Hace un par de semanas, conversando con un amigo fumador sobre lo que cada quien tiene en el humidor, que es un tema común entre fumadores, particularmente cuando no tienes ningún otro tema en común con ese fumador. Sin embargo, con este amigo fumador en específico sí tengo bastante en común: gusto por los carros, motorsport, música, entre otras cosas, pero siempre hay que hablar de tabaco también y le comenté que solamente me queda una unidad de un cigarro que me gusta bastante como fumada de diario: el Tatuaje Tattoo. Pues me dijo que a él le gusta bastante también y que tiene tiempo sin fumarlo y que me lo cambia por dos Nub, que a él no le gustan. Así que claro, hasta ahí llegó mi deseo por el Tatuaje y mi curiosidad por dos Nub que no he probado y de los cuales este es el primero.

Oliva es posiblemente una de las marcas más tradicionales del mercado, y de las que prácticamente todos sus productos son buenos. Por ello causaron un cierto revuelo cuando comenzaron a hacer el Nub, aunque este fue bajo otra marca que crearon especialmente con el propósito de estos cigarros de formato tan particular. No obstante, han usado el formato para otros productos de su línea Studio Tobac (Cain), así como algunos Serie V. Incluso, tanto se han diferenciado que para algunos fumadores son dos marcas separadas que no están relacionadas. La idea detrás del formato tan especial es que según Sam Leccia, quien era parte de la marca, si a partir de la mitad del cigarro es su mejor momento, vamos a crear un cigarro que sea a partir de la mitad solamente.

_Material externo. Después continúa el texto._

#ifdef ZS_WALK_PROFILE
#define WPROF_STAMP(k) { __builtin_amdgcn_sched_barrier(0); unsigned long long t_; asm volatile("s_waitcnt vmcnt(0) lgkmcnt(0)\n\ts_memtime %0\n\ts_waitcnt lgkmcnt(0)" : "=s"(t_) :: "memory"); __builtin_amdgcn_sched_barrier(0); wprof[k] += t_ - wlast; wlast = t_; }
#else
#define WPROF_STAMP(k)
#endif
#define ZS_WALK_KERNEL_PFX(LOOK, REPW, WLOG) k_lz_walk<ZS_WALK_LPW(WLOG), ZS_WALK_WGRP(WLOG), LOOK, REPW, true, ZS_WALK_THREADS(false, WLOG), true>
template <int LPW, int WGRP, int LOOK, int REPWIN, bool BIG, int NT, bool PFX = false>
__global__ void __launch_bounds__(NT, BIG ? 1 : ZS_WALK_MINW)
k_lz_walk(const uint8_t *__restrict__ src, const ZsUnitDesc *__restrict__ units, uint32_t block0,
          const uint16_t *__restrict__ distAll, const uint8_t *__restrict__ distHiAll,
          uint2 *__restrict__ recAll, uint32_t junkSlot, uint4 *__restrict__ resAll, int rangeLogArg, const uint32_t *__restrict__ candCount,
          const ZsCDictEntry *__restrict__ dictTab = nullptr, const uint32_t *__restrict__ unitDict = nullptr,
          const uint32_t *__restrict__ liveUnits = nullptr)
{
    static_assert(!PFX || BIG, "a prefixed unit is staged in the 128 KiB layout");
    if (liveUnits && blockIdx.x >= *liveUnits) return;
    const uint8_t *pre = nullptr; uint32_t pfx = 0;
    if constexpr (PFX) {
        const ZsCDictEntry &de = dictTab[unitDict ? unitDict[blockIdx.x] : 0u];
        pre = de.pre; pfx = (uint32_t)__builtin_amdgcn_readfirstlane((int)de.pfx);
    }
    constexpr uint32_t CAP = BIG ? ZS_UNIT_MAX : ZS_BLOCK_MAX;
    constexpr uint32_t CPL = LOOK / LPW, RPL = REPWIN / LPW, GPL = WGRP / LPW;
    static_assert((LPW == 1 || LPW == 2 || LPW == 4) && WGRP % LPW == 0 && LOOK % LPW == 0 && REPWIN % LPW == 0 && CPL >= 1 && RPL >= 1 && LOOK <= 8 && REPWIN <= 8, "a walker's lanes share the groups and candidates evenly");
    static_assert(NT >= 64 && NT % 64 == 0 && NT * GPL * 16 <= CAP / 8, "the exchange buffer holds 16 bytes a lane and group");
    extern __shared__ __attribute__((aligned(16))) uint8_t walkLds[];
    constexpr uint32_t SRC = CAP / 8 + 16 + ZS_WALK_FRONT;
    auto lposv = [](uint32_t v) { return SRC + v + (uint32_t)__mul24((int)v >> 8, (int)ZS_WALK_SKEW); };
    const uint32_t vb = PFX ? pfx : 0u;
    auto lpos = [&](uint32_t p) { return lposv(p + vb); };
    auto stage16 = [&](uint32_t i, const uint4 v) {
        uint8_t *d = walkLds + lposv(i);
        *reinterpret_cast<uint2 *>(d) = make_uint2(v.x, v.y); *reinterpret_cast<uint2 *>(d + 8) = make_uint2(v.z, v.w);
        const uint32_t o = i & 255u;
        if (o == 0) { *reinterpret_cast<uint2 *>(d - ZS_WALK_SKEW) = make_uint2(v.x, v.y); *reinterpret_cast<uint2 *>(d - ZS_WALK_SKEW + 8) = make_uint2(v.z, v.w); }
        else if (o == 16) *reinterpret_cast<uint2 *>(d - ZS_WALK_SKEW) = make_uint2(v.x, v.y);
    };
    const uint32_t tid = threadIdx.x, lane = tid & 63u;
    const uint32_t rangeLog = (uint32_t)rangeLogArg, R = 1u << rangeLog;
    const ZsUnitDesc ud = units[blockIdx.x];
    const uint32_t slot = ud.firstBlock - block0;
    const uint8_t *s = src + ud.srcOff;
    const uint32_t n = ud.size;
    const uint16_t *dist = zs_block_dist(distAll, slot);
    const uint8_t *distHi = zs_block_dist_hi(distHiAll, slot);
    uint4 *xbuf = reinterpret_cast<uint4 *>(walkLds);
    const uint32_t xw = (tid & ~63u) * GPL;
    const uint32_t safeAddr = (xw + lane) * 16u;
    uint32_t *mixedWord = reinterpret_cast<uint32_t *>(walkLds + SRC + ZS_WALK_SRCBYTES(CAP)) + 1;
    uint4 *res = zs_block_range_results(resAll, slot);
    uint8_t *xhi = reinterpret_cast<uint8_t *>(mixedWord + 3);
    uint2 *recs = zs_block_walk_records(recAll, slot);
    const uint32_t sub = lane & (LPW - 1u);
#ifdef ZS_WALK_PROFILE
    unsigned long long wprof[10] = { 0, 0, 0, 0, 0, 0, 0, 0, 0, 0 }, wlast;
    asm volatile("s_memtime %0\n\ts_waitcnt lgkmcnt(0)" : "=s"(wlast) :: "memory");
#endif

    if (zs_block_cand(candCount, slot, 0) + zs_block_cand(candCount, slot, 1) < (n >> ZS_MATCHLESS_SHIFT)) {
        const uint32_t nRanges = (n + R - 1) >> rangeLog, perBlockLog = 16u - rangeLog;
        for (uint32_t r = tid; r < nRanges; r += NT) res[zs_unit_range_result(r, perBlockLog)] = make_uint4(0, 0, 0, 0);
        return;
    }
    uint32_t mixed = 0;
    if (tid < (ZS_WALK_FRONT - ZS_WALK_SKEW) / 4) reinterpret_cast<uint32_t *>(walkLds + SRC - ZS_WALK_FRONT)[tid] = 0;
    if (tid == 0) *mixedWord = 0;
    __syncthreads();
    if constexpr (PFX) {
        const uint32_t end = pfx + n, splat = (n ? (uint32_t)s[0] : 0u) * 0x01010101u;
        for (uint32_t i = tid * 16; i < end + ZS_WALK_TAIL && i + 16 <= CAP + ZS_WALK_TAIL; i += NT * 16) {
            uint4 w = make_uint4(0, 0, 0, 0);
            if (i + 16 <= pfx) __builtin_memcpy(&w, pre + i, 16);
            else if (i >= pfx && i + 16 <= end) {
                __builtin_memcpy(&w, s + (i - pfx), 16);
                mixed |= (w.x ^ splat) | (w.y ^ splat) | (w.z ^ splat) | (w.w ^ splat);
            } else if (i < end) {
                uint8_t b[16];
                for (uint32_t k = 0; k < 16; k++) {
                    const uint32_t v = i + k;
                    b[k] = v < pfx ? pre[v] : (v < end ? s[v - pfx] : (uint8_t)0);
                    if (v >= pfx && v < end && b[k] != (uint8_t)splat) mixed = 1;
                }
                __builtin_memcpy(&w, b, 16);
            }
            stage16(i, w);
        }
        if ((n & 15u) != 0 || n < 16) mixed = 1;
    } else {
        constexpr uint32_t PER = (CAP / 16 + NT - 1) / NT;
        const uint32_t nFull = n & ~15u;
        uint4 v[PER];
        const uint32_t splat = (n ? (uint32_t)s[0] : 0u) * 0x01010101u;
        #pragma unroll
        for (uint32_t k = 0; k < PER; k++) {
            const uint32_t i = (tid + k * NT) * 16;
            const uint32_t ii = (i + 16 <= nFull) ? i : 0u;
            v[k] = make_uint4(0, 0, 0, 0);
            if (nFull >= 16) __builtin_memcpy(&v[k], s + ii, 16);
        }
        #pragma unroll
        for (uint32_t k = 0; k < PER; k++) {
            const uint32_t i = (tid + k * NT) * 16;
            if (i + 16 <= nFull) stage16(i, v[k]);
            mixed |= (v[k].x ^ splat) | (v[k].y ^ splat) | (v[k].z ^ splat) | (v[k].w ^ splat);
        }
        if (n != nFull || n < 16) mixed = 1;
        for (uint32_t i = nFull + tid * 16; i < n + ZS_WALK_TAIL; i += NT * 16) {
            uint4 w = make_uint4(0, 0, 0, 0);
            if (i < n) {
                uint64_t lo = 0, hi = 0;
                for (uint32_t k = 0; k < 16 && i + k < n; k++) { const uint64_t c = s[i + k]; if (k < 8) lo |= c << (8 * k); else hi |= c << (8 * (k - 8)); }
                w = make_uint4((uint32_t)lo, (uint32_t)(lo >> 32), (uint32_t)hi, (uint32_t)(hi >> 32));
            }
            if (i + 16 <= CAP + ZS_WALK_TAIL) stage16(i, w);
        }
    }
#if defined(ZS_WALK_STOP) && ZS_WALK_STOP == 1
    if (n) return;
#endif
    const uint32_t hashable = (n >= 8) ? n - 7 : 0;
    if (mixed) *mixedWord = 1u;
    __syncthreads();
    if (*mixedWord == 0) {
        const uint32_t nRanges = (n + R - 1) >> rangeLog, perBlockLog = 16u - rangeLog;
        for (uint32_t r = tid; r < nRanges; r += NT) res[zs_unit_range_result(r, perBlockLog)] = make_uint4(0, 0, 0, 0);
        return;
    }
    WPROF_STAMP(0)

    {
        const uint32_t nRanges = (n + R - 1) >> rangeLog;
        bool active = false;
        uint32_t ip = 0, anchor = 0, scanEnd = 0, limit = 0, rep0 = 0, rep1 = 0, nseq = 0, lastOff = 0, blockBase = 0;
        uint2 heldRec = make_uint2(0, 0);
        const uint32_t perBlockLog = 16u - rangeLog;
        typedef __attribute__((address_space(3))) uint4 *ZsLdsU4;
        const uint32_t xwaveLds = (uint32_t)__builtin_amdgcn_readfirstlane((int)(uint32_t)(uintptr_t)(ZsLdsU4)(xbuf + xw));
        asm volatile("s_mov_b32 m0, %0\n\ts_nop 0" :: "s"(xwaveLds) : "memory");
        uint32_t gh[GPL] = {};
        auto loadGroup = [&](uint32_t p) {
            #pragma unroll
            for (uint32_t k = 0; k < GPL; k++) {
                const uint32_t g = (p >> 3) + sub + LPW * k;
                const uint16_t *gsrc = dist + (size_t)g * 8u;
                if constexpr (GPL == 1) asm volatile("global_load_lds_dwordx4 %0, off" :: "v"(gsrc) : "memory");
                else asm volatile("s_mov_b32 m0, %1\n\ts_nop 0\n\tglobal_load_lds_dwordx4 %0, off" :: "v"(gsrc), "s"(xwaveLds + k * 1024u) : "memory");
                if (BIG) gh[k] = (uint32_t)distHi[g];
            }
        };
        const uint32_t r = tid / LPW;
        const uint32_t recBase = r << (rangeLog - 2u), resAt = zs_unit_range_result(r, perBlockLog);
        if (r < nRanges) {
            const uint32_t start = r << rangeLog;
            const uint32_t blockStart = start & ~(ZS_BLOCK_MAX - 1);
            const uint32_t blockEnd = blockStart + min(n - blockStart, ZS_BLOCK_MAX);
            const uint32_t end = min(start + R, blockEnd);
            limit = min(end + ZS_CROSS_MAX, blockEnd);
            scanEnd = (blockEnd - blockStart >= 16) ? min(end, hashable) : 0;
            ip = start; anchor = start; blockBase = blockStart;
            active = ip < scanEnd;
            if (!active && sub == 0) res[resAt] = make_uint4(0, 0, 0, 0);
            if (active) loadGroup(ip);
        }
        asm volatile("s_waitcnt vmcnt(0)" ::: "memory");
        while (__any(active)) {
            WPROF_STAMP(1)
#ifdef ZS_WALK_PROFILE
            wprof[8] += 1; wprof[9] += (unsigned long long)__popcll(__ballot(active));
#endif
            const uint32_t wend = min((ip & ~7u) + 8u * WGRP, scanEnd);
            uint32_t rm0 = 0, rm1 = 0;
            {
                const bool t0 = active && rep0 != 0 && ip + vb >= rep0, t1 = active && rep1 != 0 && ip + vb >= rep1;
                const uint32_t p0 = ip + sub * RPL;
                constexpr int SP = (RPL + 3 + 3) / 4;
                uint32_t a[SP] = {}, b[SP] = {}, c[SP] = {};
                {
                    const bool tr = t0 || t1;
                    lds_span<SP>(tr ? lpos(p0) : safeAddr, a);
                    lds_span<SP>(tr ? lpos(t0 ? p0 - rep0 : p0) : safeAddr, b);
                    lds_span<SP>(tr ? lpos(t1 ? p0 - rep1 : p0) : safeAddr, c);
                }
                auto tryAt = [&](auto iTag) {
                    constexpr int I = decltype(iTag)::value;
                    const uint32_t q = p0 + I;
                    const bool ok = q < wend && q + 4 <= limit;
                    const uint32_t av = span_at<I>(a);
                    if (t0 && ok && av == span_at<I>(b)) rm0 |= 1u << (sub * RPL + I);
                    if (t1 && ok && av == span_at<I>(c)) rm1 |= 1u << (sub * RPL + I);
                };
                tryAt(std::integral_constant<int, 0>{});
                if constexpr (RPL >= 2) tryAt(std::integral_constant<int, 1>{});
                if constexpr (RPL >= 4) { tryAt(std::integral_constant<int, 2>{}); tryAt(std::integral_constant<int, 3>{}); }
                if constexpr (RPL >= 8) { tryAt(std::integral_constant<int, 4>{}); tryAt(std::integral_constant<int, 5>{}); tryAt(std::integral_constant<int, 6>{}); tryAt(std::integral_constant<int, 7>{}); }
                rm0 = walker_or<LPW>(rm0); rm1 = walker_or<LPW>(rm1);
                rm1 &= ~rm0;
            }
            WPROF_STAMP(2)
            asm volatile("s_waitcnt vmcnt(0)" ::: "memory");
            uint32_t m = 0;
            #pragma unroll
            for (uint32_t k = 0; k < GPL; k++) {
                const uint4 gd = xbuf[xw + 64u * k + lane];
                if (BIG) xhi[xw + 64u * k + lane] = (uint8_t)gh[k];
                m |= (zs_nonzero8(gd) | gh[k]) << (8u * (sub + LPW * k));
            }
            m = walker_or<LPW>(m) >> (ip & 7u);
            if (active) m = (m & (0xFFFFFFFFu >> (32u - (wend - ip)))) | rm0 | rm1; else m = 0;
            {
                const uint32_t skip = sub * CPL;
                if constexpr ((LPW - 1) * CPL >= 4) { uint32_t t = m & (m - 1); t &= t - 1; t &= t - 1; t &= t - 1; m = (skip & 4u) ? t : m; }
                if constexpr ((((LPW - 1) * CPL) & 2) != 0 || (LPW == 4 && CPL == 2)) { uint32_t t = m & (m - 1); t &= t - 1; m = (skip & 2u) ? t : m; }
                if constexpr ((CPL & 1) != 0) { const uint32_t t = m & (m - 1); m = (skip & 1u) ? t : m; }
            }
            uint32_t idx[CPL], off[CPL], dv[CPL]; bool have[CPL], isRep[CPL];
            #pragma unroll
            for (uint32_t c = 0; c < CPL; c++) {
                have[c] = m != 0;
                idx[c] = have[c] ? (uint32_t)__builtin_ctz(m) : 0u;
                m &= m - 1;
                const uint32_t q = ip + idx[c];
                const uint32_t j = (q >> 3) - (ip >> 3);
                const uint32_t owner = xw + 64u * (j / LPW) + (lane & ~(LPW - 1u)) + (j % LPW);
                dv[c] = reinterpret_cast<const uint16_t *>(xbuf + owner)[q & 7u];
                if (BIG) dv[c] |= (((uint32_t)xhi[owner] >> (q & 7u)) & 1u) << 16;
            }
            #pragma unroll
            for (uint32_t c = 0; c < CPL; c++) asm volatile("" : "+v"(dv[c]));
            #pragma unroll
            for (uint32_t c = 0; c < CPL; c++) {
                const bool r0 = ((rm0 >> idx[c]) & 1u) != 0, r1 = ((rm1 >> idx[c]) & 1u) != 0;
                isRep[c] = have[c] && (r0 || r1);
                off[c] = r0 ? rep0 : (r1 ? rep1 : dv[c]);
                if (!have[c]) off[c] = 0;
            }
            WPROF_STAMP(3)
            int bestKey = 0; uint32_t bestPack = 0, bestOff = 0;
            uint32_t sa[CPL][3], sb[CPL][3];
            #pragma unroll
            for (uint32_t c = 0; c < CPL; c++) {
                const uint32_t q = ip + idx[c];
                #pragma unroll
                for (int k = 0; k < 3; k++) { sa[c][k] = 0; sb[c][k] = 0; }
                const bool tr = have[c];
                lds_span<3>(tr ? lpos(q - 4) : safeAddr, sa[c]);
                lds_span<3>(tr ? lpos(q - off[c] - 4) : safeAddr, sb[c]);
            }
            #pragma unroll
            for (uint32_t c = 0; c < CPL; c++) asm volatile("" : "+v"(sa[c][0]), "+v"(sa[c][1]), "+v"(sa[c][2]), "+v"(sb[c][0]), "+v"(sb[c][1]), "+v"(sb[c][2]));
            #pragma unroll
            for (uint32_t c = 0; c < CPL; c++) {
                const uint32_t q = ip + idx[c];
                const uint32_t (&a)[3] = sa[c], (&b)[3] = sb[c];
                const uint32_t xb = a[0] ^ b[0], x0 = a[1] ^ b[1], x1 = a[2] ^ b[2];
                const uint32_t f0 = x0 ? (uint32_t)__builtin_ctz(x0) : 32u, f1 = x1 ? (uint32_t)__builtin_ctz(x1) : 32u;
                const uint32_t fwd = min(((x0 ? f0 : 32u + f1)) >> 3, limit - q);
                const uint32_t maxBack = min(min(q - anchor, q + vb - off[c]), ZS_BCAP);
                const uint32_t back = min(xb ? ((uint32_t)__builtin_clz(xb) >> 3) : 4u, maxBack);
                if (have[c] && fwd >= (isRep[c] ? ZS_REPMIN : ZS_MINMATCH)) {
                    const int gain = (int)(4u * fwd + 8u * back) - (isRep[c] ? 0 : (int)zs_highbit(off[c] + 1)) - 5 * (int)idx[c];
                    const int key = ((gain + 2048) << 3) | (int)(7u - (sub * CPL + c));
                    if (key > bestKey) { bestKey = key; bestPack = idx[c] | (fwd << 8) | (back << 16); bestOff = off[c]; }
                }
            }
            const int best = walker_max<LPW>(bestKey);
            const bool took = active && best != 0;
            const uint32_t packed = walker_or<LPW>(bestKey == best ? bestPack : 0u), boff = walker_or<LPW>(bestKey == best ? bestOff : 0u);
            const uint32_t bq = ip + (packed & 0xFFu), bback = packed >> 16;
            uint32_t bfwd = (packed >> 8) & 0xFFu;
            WPROF_STAMP(4)
            const bool extend = took && bfwd == ZS_FCAP && (limit - bq) > ZS_FCAP;
            bool need = extend;
            uint32_t pos = bq + ZS_FCAP;
            while (__any(need)) {
                uint32_t e = 0xFFFFFFFFu;
                if (need) {
                    const uint32_t cap = limit - pos, fo = 16u * sub;
                    uint32_t nb = 0;
                    if (fo < cap) {
                        uint32_t a[4], b[4];
                        lds_span<4>(lpos(pos + fo), a);
                        lds_span<4>(lpos(pos - boff + fo), b);
                        nb = zs_agree16(a, b);
                    }
                    if (nb < 16u || fo + 16u >= cap) e = min(fo + nb, cap);
                }
                e = walker_min<LPW>(e);
                if (need) {
                    if (e != 0xFFFFFFFFu) { pos += e; need = false; }
                    else pos += 16u * LPW;
                }
            }
            if (extend) bfwd = pos - bq;
            WPROF_STAMP(5)
            const uint32_t recStart = bq - bback, recLl = recStart - anchor;
            const uint2 rec = make_uint2((recStart - blockBase) | ((bback + bfwd) << 17), boff | (recLl << 17));
            const bool rot = took && boff != rep0;
            rep1 = rot ? rep0 : rep1; rep0 = rot ? boff : rep0;
            nseq += took ? 1u : 0u;
            lastOff = took ? boff : lastOff;
            ip = took ? bq + bfwd : (active ? wend : ip);
            anchor = took ? ip : anchor;
            const bool odd = (nseq & 1u) != 0, done = active && ip >= scanEnd, first = sub == 0;
            if (took && !odd && first) *reinterpret_cast<uint4 *>(recs + recBase + nseq - 2) = make_uint4(heldRec.x, heldRec.y, rec.x, rec.y);
            heldRec.x = (took && odd) ? rec.x : heldRec.x; heldRec.y = (took && odd) ? rec.y : heldRec.y;
            if (done && odd && first) recs[recBase + nseq - 1] = heldRec;
            if (done && first) res[resAt] = make_uint4(nseq, nseq ? anchor - blockBase : 0u, lastOff, 0u);
            active = active && !done;
            if (active) loadGroup(ip);
            WPROF_STAMP(6)
        }
    }
    WPROF_STAMP(1)
#ifdef ZS_WALK_PROFILE
    __syncthreads();
    if (lane == 0) { unsigned long long *o = zs_res_lend_walk_profile(resAll, junkSlot) + ((size_t)blockIdx.x * (NT / 64) + (tid >> 6)) * 10; for (int k = 0; k < 10; k++) o[k] = wprof[k]; }
#endif
}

Aunque Nub no tiene muchísimos productos y creo que he fumado los principales: Connecticut, Cameroon, Habano y Sun Grown (que creo que es el mismo Habano con nombre distinto), el Maduro no lo tenía en el radar y mucho menos el Doble Maduro, que tengo en el humidor, pero resulta que es uno de los primeros productos que hicieron. Para este Maduro han decidido usar una capa brasileña sobre capote y tripa nicaragüenses, en donde la capa se ve bastante atractiva, uniforme y sin aparentes decoloraciones y con aromas a chocolate y paja, mientras que la calada en frío presenta paja apenas y una nota más suave de chocolate, que son básicamente los mismos aromas de la capa, lo cual podríamos decir que se complementa o que simplemente no lo estoy probando bien. Pero será encendido que pueda diferenciarlo mejor.

Sabiendo que me esperaba un cigarro de origen nicaragüense y de una gran mayoría de hojas nicaragüenses, sabía que me iba a tocar una intensidad picante bastante destacada y fue exactamente eso lo que me recibió en la fumada. Pero el cigarro es de capa madura y como tal, destaca sabores a café y chocolate, casi todos en la misma proporción pero claro, la pimienta es el sabor más agresivo de esos tres y por ello se siente más fuerte. Pero al cabo de la mitad del tercio ya comienza a equilibrarse en los sabores e incluso hay unos más de cuero y tierra, mientras que la pimienta sigue teniendo una posición principal, sobre todo en el retrogusto, que comparte con una ligera nota de cuero.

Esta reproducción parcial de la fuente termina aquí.